Since the computer simulation is composed of discrete time slices, it would be impossible for the controller to center the cart over the line at the same time its velocity is 0.0.  The simulator considers anything less than 0.05 as 0.0 when evaluating an expression.  On the screen, there are two relevant numbers in green giving the cart position and cart velocity.  When the cart is within the range of the simulators approximate 0.0, these numbers will turn blue.  This is simply a way for users to see how close a controller is to being successful.

This problem was adapted for a problem proposed by John Koza (1992).

Expressions

Each expression can be composed basic math operations, constants, conditionals, and some environmental variables.
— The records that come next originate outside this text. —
# tencent-ailab/pika

Hardware: NVIDIA H100
Metric: utterances/sec RNN-T train step (T=1000,U=150,V=6k) (higher is better)
Workload: dtype bf16

## Files before the change

### include/pika_b200.h

```cpp
#ifndef PIKA_B200_H
#define PIKA_B200_H
#include <stdint.h>

#ifdef __cplusplus
extern "C" {
#endif

#define PK_F32 0
#define PK_BF16 1

const char* pk_last_error(void);
int pk_version(void);
long long pk_launch_count(void);

#define PK_GEMM_MAX_PAIRS 9
#define PK_SEL_ZERO 0
#define PK_SEL_ZB0 1
#define PK_SEL_ZB1 2
#define PK_SEL_KZ 3
#define PK_ACT_NONE 0
#define PK_ACT_RELU 1
#define PK_AUX_NONE 0
#define PK_AUX_ADD 1
#define PK_AUX_MASK_NZ 2

typedef struct {
    const void* ptr;
    int64_t dim[4];
    int64_t stride[3];
} pk_view4;

typedef struct {
    int n_pairs;
    pk_view4 a[PK_GEMM_MAX_PAIRS];
    pk_view4 b[PK_GEMM_MAX_PAIRS];
    int a_row_off[PK_GEMM_MAX_PAIRS];
    int b_row_off[PK_GEMM_MAX_PAIRS];
    int a_mn_major, b_mn_major;
    int a_sel2, a_sel3, b_sel2, b_sel3;
    int kz_count;
    pk_view4 c;
    int c_dtype;
    int c_accumulate;
    float alpha;
    const float* bias;
    int act;
    float drop_p;
    uint32_t drop_seed;
    int aux_mode;
    const void* aux;
    int aux_dtype;
    int64_t aux_stride[3];
    float aux_scale;
    int block_n;
    int k_splits;
    float* row_lse;
} pk_gemm_desc;

int pk_gemm_bf16(const pk_gemm_desc* desc, void* stream);
int pk_gemm_row_lse_parts(long long M, long long N, int block_n);

long long pk_rnnt_loss_workspace_bytes(int B, int T, int U1);
long long pk_rnnt_loss_colsum_workspace_bytes(int B, int T, int U1, int ldv);
int pk_rnnt_loss_fwd_bwd(const void* logits, int dtype, const int* labels, const int* frame_lens,
                         const int* label_lens, int B, int T, int U1, int V, int ldv, int ld_labels,
                         const float* grad_scale, float* costs, void* dlogits, float* dlogits_colsum, void* workspace,
                         long long workspace_bytes, void* stream);
int pk_rnnt_loss_fwd_bwd_lse(const void* logits, int dtype, const int* labels, const int* frame_lens,
                             const int* label_lens, int B, int T, int U1, int V, int ldv, int ld_labels,
                             const float* grad_scale, float* costs, void* dlogits, float* dlogits_colsum, void* workspace,
                             long long workspace_bytes, const float* row_lse, int n_parts, void* stream);

int pk_cast_split(const void* src, int src_dtype, long long ld_src, void* hi, void* lo, long long ld_dst,
                  long long rows, int cols, int cols_pad, float scale, void* stream);
int pk_attention_lse_stride(int T);
long long pk_attention_keep_bits_bytes(int B, int T, int heads);
int pk_attention_fwd(const void* q, const void* k, const void* v, long long ld_qkv, void* out, long long ld_out, float* lse,
                     int B, int T, int heads, int dh, float alpha, float drop_p, uint32_t seed, void* stream);
int pk_attention_bwd(const void* q, const void* k, const void* v, long long ld_qkv, const void* out, long long ld_out,
                     const void* dout, long long ld_dout, const float* lse, float* dsum_ws, void* dq, void* dk, void* dv,
                     long long ld_dqkv, int B, int T, int heads, int dh, float alpha, float drop_p, uint32_t seed, void* stream);
int pk_attention_fwd_bits(const void* q, const void* k, const void* v, long long ld_qkv, void* out, long long ld_out, float* lse,
                          int B, int T, int heads, int dh, float alpha, float drop_p, uint32_t seed, uint32_t* keep_bits, void* stream);
int pk_attention_bwd_bits(const void* q, const void* k, const void* v, long long ld_qkv, const void* out, long long ld_out,
                          const void* dout, long long ld_dout, const float* lse, float* dsum_ws, void* dq, void* dk, void* dv,
                          long long ld_dqkv, int B, int T, int heads, int dh, float alpha, float drop_p, const uint32_t* keep_bits,
                          void* stream);
long long pk_colstats_ws_floats(int C);
int pk_bn_fwd(const void* x, void* y, int dtype, long long rows, int C, const float* w, const float* b, float eps,
              int train, float momentum, float* run_mean, float* run_var, float* mean, float* rstd, float* stats_ws,
              void* stream);
int pk_bn_bwd(const void* dy, const void* x, void* dx, int dtype, long long rows, int C, const float* w,
              const float* mean, const float* rstd, int train, int relu_mask, float* dw, float* db, float* ws ,
              void* stream);
int pk_colsum(const void* x, int dtype, long long rows, int C, float* out, float* ws, void* stream);
int pk_layernorm_fwd(const void* x, void* y, int dtype, long long rows, int C, const float* w, const float* b, float eps,
                     float* mean, float* rstd, void* stream);
int pk_layernorm_bwd(const void* dy, const void* x, void* dx, int dtype, long long rows, int C, const float* w,
                     const float* mean, const float* rstd, float* dw, float* db, void* stream);
int pk_softmax_fwd(const float* S, long long ld_s, void* P, void* Pd, int dtype, long long ld_p, long long rows, int n,
                   float drop_p, uint32_t seed, void* stream);
int pk_softmax_masked_fwd(const float* S, long long ld_s, void* P, void* Pd, int dtype, long long ld_p, long long rows, int n,
                          int q_len, int heads, int causal, const uint8_t* key_pad, float drop_p, uint32_t seed, void* stream);
int pk_softmax_bwd(const float* dPd, long long ld_d, const void* P, long long ld_p, void* dS, int dtype, long long rows,
                   int n, float drop_p, uint32_t seed, void* stream);
#define PK_RELPOS_MAX 1024
int pk_softmax_masked_relpos_fwd(const float* S, long long ld_s, const float* QR, long long ld_r, void* P, void* Pd, int dtype,
                                 long long ld_p, long long rows, int n, int q_len, int heads, int causal, const uint8_t* key_pad,
                                 int max_rel, float* Pb, float drop_p, uint32_t seed, void* stream);
int pk_softmax_relpos_bwd(const float* dPd, long long ld_d, const float* G, long long ld_r, const void* P, long long ld_p, void* dS,
                          int dtype, long long rows, int n, int q_len, int heads, int max_rel, float* dSb, float drop_p,
                          uint32_t seed, void* stream);
int pk_dropout(const void* x, void* y, int dtype, long long n, float p, uint32_t seed, void* stream);
int pk_mask_nz(const void* dy, const void* y, void* dx, int dtype, long long n, float scale, void* stream);
int pk_add(const void* a, const void* b, void* o, int dtype, long long n, void* stream);
int pk_log_softmax(const void* x, int dtype, long long ld, float* y, long long rows, int n, float scale, void* stream);
int pk_joint_gate_fwd(const void* ex, const void* py, void* h, int dtype, int B, int T, int U1, int H, int ld_h, void* stream);
int pk_joint_gate_bwd(const void* ex, const void* py, const void* dh, void* dex, void* dpy, int dtype, int B, int T, int U1,
                      int H, void* stream);
int pk_lstm_cell_fwd(const float* gx, long long ld_gx, const float* gh, long long ld_gh, const float* c_prev, float* c_out,
                     void* h_out, int dtype, long long ld_h, float* gates_save, int B, int H, void* stream);
int pk_lstm_cell_bwd(const void* dh_out, long long ld_dho, const float* dh_rec, const float* dc_next, const float* gates,
                     const float* c, const float* c_prev, void* dgates, int dtype, float* dc_prev, int B, int H, void* stream);
int pk_embedding_fwd(const long long* idx, const float* table, int E, void* out, int dtype, int ld_out, long long n, void* stream);
int pk_embedding_bwd(const long long* idx, const void* dout, int dtype, int ld, int E, float* dtable, long long n,
                     long long padding_idx, void* stream);

int pk_absmax(const float* x, long long n, float* out, int* nan_flag, void* stream);
int pk_sgd_nesterov_clip(float* p, const float* g, float* buf, long long n, float lr, float momentum, float max_norm,
                         const float* absmax, const int* nan_flag, int first, void* stream);
int pk_bmuf_delta(const float* glob, const float* local, float* delta, long long n, void* stream);
int pk_bmuf_update(float* glob, float* local, float* delta_prev, const float* delta_sum, long long n, int world,
                   float block_momentum, float block_lr, void* stream);
int pk_adam_clip(float* p, const float* g, float* exp_avg, float* exp_avg_sq, float* p_out2, long long n, double lr,
                 double beta1, double beta2, double eps, double bias_correction1, double bias_correction2_sqrt,
                 float max_norm, const float* absmax, const int* nan_flag, void* stream);
int pk_bmuf_adam_update(float* glob, float* local, float* delta_prev, float* exp_avg_g, float* exp_avg_sq_g, float* msg,
                        long long n, int world, double block_momentum, double block_lr, double beta1_tau, double beta1_rho,
                        double beta2_tau, double beta2_rho, void* stream);

long long pk_frontend_workspace_bytes(int B, int n_max, int t_max, int n_mel, int D);
int pk_frontend_fwd(const short* pcm, long long ld_pcm, const int* n_samples, const float* rate, const int* new_len,
                    const float* target_db, const int* n_frames, int B, int n_max, int t_max, int n_mel, int lctx,
                    int rctx, const float* window, const float* twiddle, const float* mel_w, const int* mel_lo,
                    const int* mel_hi, float preemph, int cmn, const float* offset, const float* scale, int f0, int fs,
                    int t0, int ts, void* out, int out_dtype, short* wave_i16_out, void* workspace,
                    long long workspace_bytes, int* err_flag, float dither, unsigned int dither_seed, void* stream);
int pk_fbank(const float* wave, long long ld_wave, const int* n_frames, int B, int t_max, int n_mel, const float* window,
             const float* twiddle, const float* mel_w, const int* mel_lo, const int* mel_hi, float preemph, float* feats,
             float dither, unsigned int dither_seed, void* stream);

long long pk_frontend_noise_rir_workspace_bytes(int B, int n_max, int t_max, int n_mel, int D, int rir_max_len);
int pk_frontend_fwd_noise_rir(const short* pcm, long long ld_pcm, const int* n_samples, const float* rate, const int* new_len,
                              const float* target_db, const int* n_frames, int B, int n_max, int t_max, int n_mel, int lctx,
                              int rctx, const float* window, const float* twiddle, const float* mel_w, const int* mel_lo,
                              const int* mel_hi, float preemph, int cmn, const float* offset, const float* scale, int f0, int fs,
                              int t0, int ts, void* out, int out_dtype, short* wave_i16_out, void* workspace,
                              long long workspace_bytes, int* err_flag, float dither, unsigned int dither_seed, void* stream,
                              const short* noise, const int* noise_idx, const long long* noise_off, const double* snr,
                              const double* noise_rms_db, const short* rir, const long long* rir_off, const int* rir_len,
                              const int* rir_idx, int rir_max_len);

long long pk_conv_same_f64_workspace_bytes(int B, int n_max, int m_max);
int pk_conv_same_f64(const double* x, long long ld_x, const int* n_len, const double* h, long long ld_h, const int* m_len, int B,
                     int n_max, int m_max, double* y, long long ld_y, void* workspace, long long workspace_bytes, void* stream);
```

Add, subtract, multiply, divide, absolute value, cosine, sine, inverse cosine, and inverse sine are available to expressions, as well as a branching conditional "if less than zero branch one way else branch the other way". Constants range in value between -10.0 and 10.0.  The following environmental variables are available to expressions:
 
cartVelocity the horizontal velocity of the cart
cartDistance the distance of the cart from the center of the track

The simulation is composed of a series of time steps that represent about one-twentieth of a second in real time. The output of each controller tells the simulator how to push the cart at each time step.  A value of 0.0 or more means apply a force to the right.  Otherwise, the simulator will apply a foce to the left.

Criterion for evaluating the controller

Each expression is given 3 chances to successfully center the cart.  Each time, the pole starts at a slightly different position and velocity.  Since a controller cannot be allowed to run forever, each controller has to balance for 350 time steps.  After the controller is successful, or after 350 time steps have passed, the expression is evaluated using such factors as:

Based on these criterion, points are given to each expression.  The higher the number, the better chance the expression will be bred in later generations.

Results

The outcome of this experiment was good.  A suitable controller that can center the cart can usually be found.

References

Koza, J. R. (1992). Generic Programming: On the programming of computers by eans of natural selection. Cambridge, MA: MIT Press.